Deram-me umas saudades daquelas trovoadas de verão, que vocês nem imaginam.


----------



## david 6 (28 Dez 2016 às 00:51)

*2ºC*

ainda mais frio que ontem


----------



## Tufao André (28 Dez 2016 às 01:11)

E a temperatura por aqui desce a muito bom ritmo hoje! Até estou admirado... 
*7,5 graus *e vento completamente NULO há bastante tempo!! Esperemos que assim continue e a mínima será excelente


----------



## david 6 (28 Dez 2016 às 01:41)

*1.4ºC*


----------



## WHORTAS (28 Dez 2016 às 08:09)

-0.2℃


----------



## criz0r (28 Dez 2016 às 10:36)

Bom dia, eis que a madrugada de hoje foi nada mais nada menos que um Dejá vu de ontem. A temperatura começou a descer a pique a partir do fim da tarde e ás 21h chegou aos 7,9ºC que foi de resto a mínima registada. 
Entretanto o vento começou a dar o ar da sua graça e em menos de 1h já estava nos 10ºC.. nem o nevoeiro que já estava tão bem instalado sobreviveu.. enfim há que pensar positivo. 
Sigo com céu pouco nublado por alguns Cirrus dispersos e vento fraco. .


----------



## jonas_87 (28 Dez 2016 às 10:47)

Boas,

Esta manhã fui surpreendido com geada aqui em alguns vales.
Saí de casa com 10ºC, no vale do Pisão registei 1ºC/2ºC impressionante a inversão, choque térmico agressivo,embora conheça bem aquela inversão volta e meia prega umas partidas. 
Foi uma surpresa, tirei fotos à geada , logo publico.


----------



## david 6 (28 Dez 2016 às 11:58)

minima de *-0.7ºC* (por acaso esperava mais baixa pelo menos no -1)

actual *12.4ºC*


----------



## david 6 (28 Dez 2016 às 12:07)

hoje às 8h e pouco estava assim:


----------



## miguel (28 Dez 2016 às 13:18)

Boas

Mínima mais alta hoje, ficou nos *4,7ºC*

Agora sol vento nulo e temperatura nos 15,3ºC


----------



## Pedro1993 (28 Dez 2016 às 18:28)

david 6 disse:


> hoje às 8h e pouco estava assim:



Aqui por estes lados já caiu alguma geada, á uns 15 dias atrás, mas ainda foi ligeira, apenas "queimou" as flores que estavam tenras.
Olhas que essas couves já dão para fazer um petisco, ainda por cima com esse gelo todo em cima, os mais antigos costumam dizer que elas assim ficam mais doces.

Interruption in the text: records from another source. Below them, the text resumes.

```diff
     {
         c->tag = kLayerTag[0];
         BnFuse fb0 = make_fuse_bwd(c, 0, params, grads);
-        if (!c->use_fused_bn || !(c->knob_lean & 2) || !c->trained) { if (bn_bwd_standalone(c, fb0, st)) return -1; }
+        const bool tail_on = c->use_conv1_recomp != 0, recomp = tail_on && sizeof(T) == 2;
+        if (!c->use_fused_bn || !(tail_on || (c->knob_lean & 2)) || !c->trained) { if (bn_bwd_standalone(c, fb0, st)) return -1; }
         const long P = (long)B * (H / 2) * (H / 2);
         const int grid = (int)std::min<long>((P / 4 + 63) / 64, 512);
         SideFork f{st, c->slab, 0};
+        const T* dz0 = reinterpret_cast<const T*>(c->lay[0].dz); const T* y0 = reinterpret_cast<const T*>(c->lay[0].y);
+        const float* gc0 = c->lay[0].block + LC_P0 * 32;
+        Conv1Tail tail; memset(&tail, 0, sizeof(tail));
+        if (tail_on) {
+            constexpr int G = 32; constexpr size_t kSlot = 16384;
+            tail.out = grads + c->poff[0]; tail.ticket = c->tail_tk; tail.scale = c->ginv;
+            if (grid >= 256 && (size_t)288 * 32 * 4 <= c->reduce_tmp_floats) {
+                tail.per = (grid + G - 1) / G;
+                tail.part = c->reduce_tmp + (size_t)(c->reduce_slot++ % (c->reduce_tmp_floats / kSlot)) * kSlot;
+            }
+        }
         {
-            ProfScope ps(c, "conv1_wgrad", 4.0 * B * H * H + (double)sizeof(T) * 64.0 * P, 2.0 * 9 * 32 * P, f.st);
-            hipLaunchKernelGGL((conv1_wgrad_kernel<T>), dim3(grid), dim3(256), 0, f.st, x, reinterpret_cast<const T*>(c->lay[0].dz),
-                               reinterpret_cast<const T*>(c->lay[0].y), c->lay[0].block + LC_P0 * 32, f.slab, B, H, H, fb0);
+            const double slab_bytes = tail_on ? 4.0 * 288 * (2.0 * grid + 1) : 0.0;
+            ProfScope ps(c, "conv1_wgrad", 4.0 * B * H * H + (double)sizeof(T) * (recomp ? 32.0 : 64.0) * P + slab_bytes,
+                         2.0 * 9 * 32 * P * (recomp ? 2 : 1), f.st);
+            bool launched = false;
+            if constexpr (sizeof(T) == 2) {
+                if (recomp) {
+                    hipLaunchKernelGGL((conv1_wgrad_kernel<T, true>), dim3(grid), dim3(256), 0, f.st, x, dz0, y0, gc0,
+                                       params + c->poff[0], params + c->poff[1], f.slab, B, H, H, fb0, tail);
+                    launched = true;
+                }
+            }
+            if (!launched)
+                hipLaunchKernelGGL((conv1_wgrad_kernel<T, false>), dim3(grid), dim3(256), 0, f.st, x, dz0, y0, gc0,
+                                   (const float*)nullptr, (const float*)nullptr, f.slab, B, H, H, fb0, tail);
             LAUNCH_CHECK("conv1_wgrad_kernel");
         }
-        if (launch_reduce(f.slab, grid, 288, grads + c->poff[0], 32, 1, f.st, c)) return -1;
+        if (!tail_on && launch_reduce(f.slab, grid, 288, grads + c->poff[0], 32, 1, f.st, c)) return -1;
         if (out) {
             if (P >= (1L << 31)) return vae_set_error("vae_backward_ex", "input gradient: batch too large for 32-bit pixel indices");
             const long Q = (P + 63) / 64;
```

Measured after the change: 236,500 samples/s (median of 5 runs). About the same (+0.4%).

Hoje também foi um dia bem fresco por aqui.

mínima: 2.9ºC
máxima: 17.1ºC
actual: 11.7ºC


----------



## TiagoLC (28 Dez 2016 às 22:48)

Boas!
Por Carnaxide a máxima foi de *15,3°C *e a mínima de* 9,0°C*.
Hoje, por Sintra, para não variar, a humidade é que dominava aqueles ares e terras. Todos os trilhos tinham poças e as pedras estavam molhadas. Sabe sempre bem abstrairmo-nos um bocado do ambiente pesado da cidade. 
Aqui ficam algumas fotos:












@jonas_87 não sei se conheces o museu Anjos Teixeira, mas o vale em que está inserido é propício a inversão forte. Vi geada ao final do dia nas zonas ao pé do curso de água que por ali passava. Estranhei imenso a diferença de temperaturas entre esse local e a vila de Sintra, por exemplo.
Amanhã publico mais fotos (se tiver tempo e se me apetecer ), com mais detalhes desta caminhada.


----------



## Tufao André (28 Dez 2016 às 22:49)

E tal como esperava a inversão por aqui também foi boa e desta vez consegui observar uma ligeira geada no descampado do metro da Amadora-Este e num vale abrigado de Benfica. O meu pai por volta das 9h relatou-me geada e 5ºC no vale de Odivelas, aqui bem perto de mim! 
Pelo 2º dia consecutivo (ontem e hoje) registou-se aqui na zona uma mínima na casa dos 5ºC, desta vez desceu aos *5,5ºC *com 90% de HR!!  Para o que é habitual nesta região durante o mês de Dezembro é sem duvida abaixo da média... Máxima normal e agradável de *15,4ºC*

Hoje o arrefecimento é mais lento, o ar está mais seco, embora a HR vá aumentando lentamente e o vento continua nulo. *10,1ºC *actuais


----------



## AnDré (28 Dez 2016 às 23:36)

Tufao André disse:


> O meu pai por volta das 9h relatou-me geada e 5ºC no vale de Odivelas, aqui bem perto de mim!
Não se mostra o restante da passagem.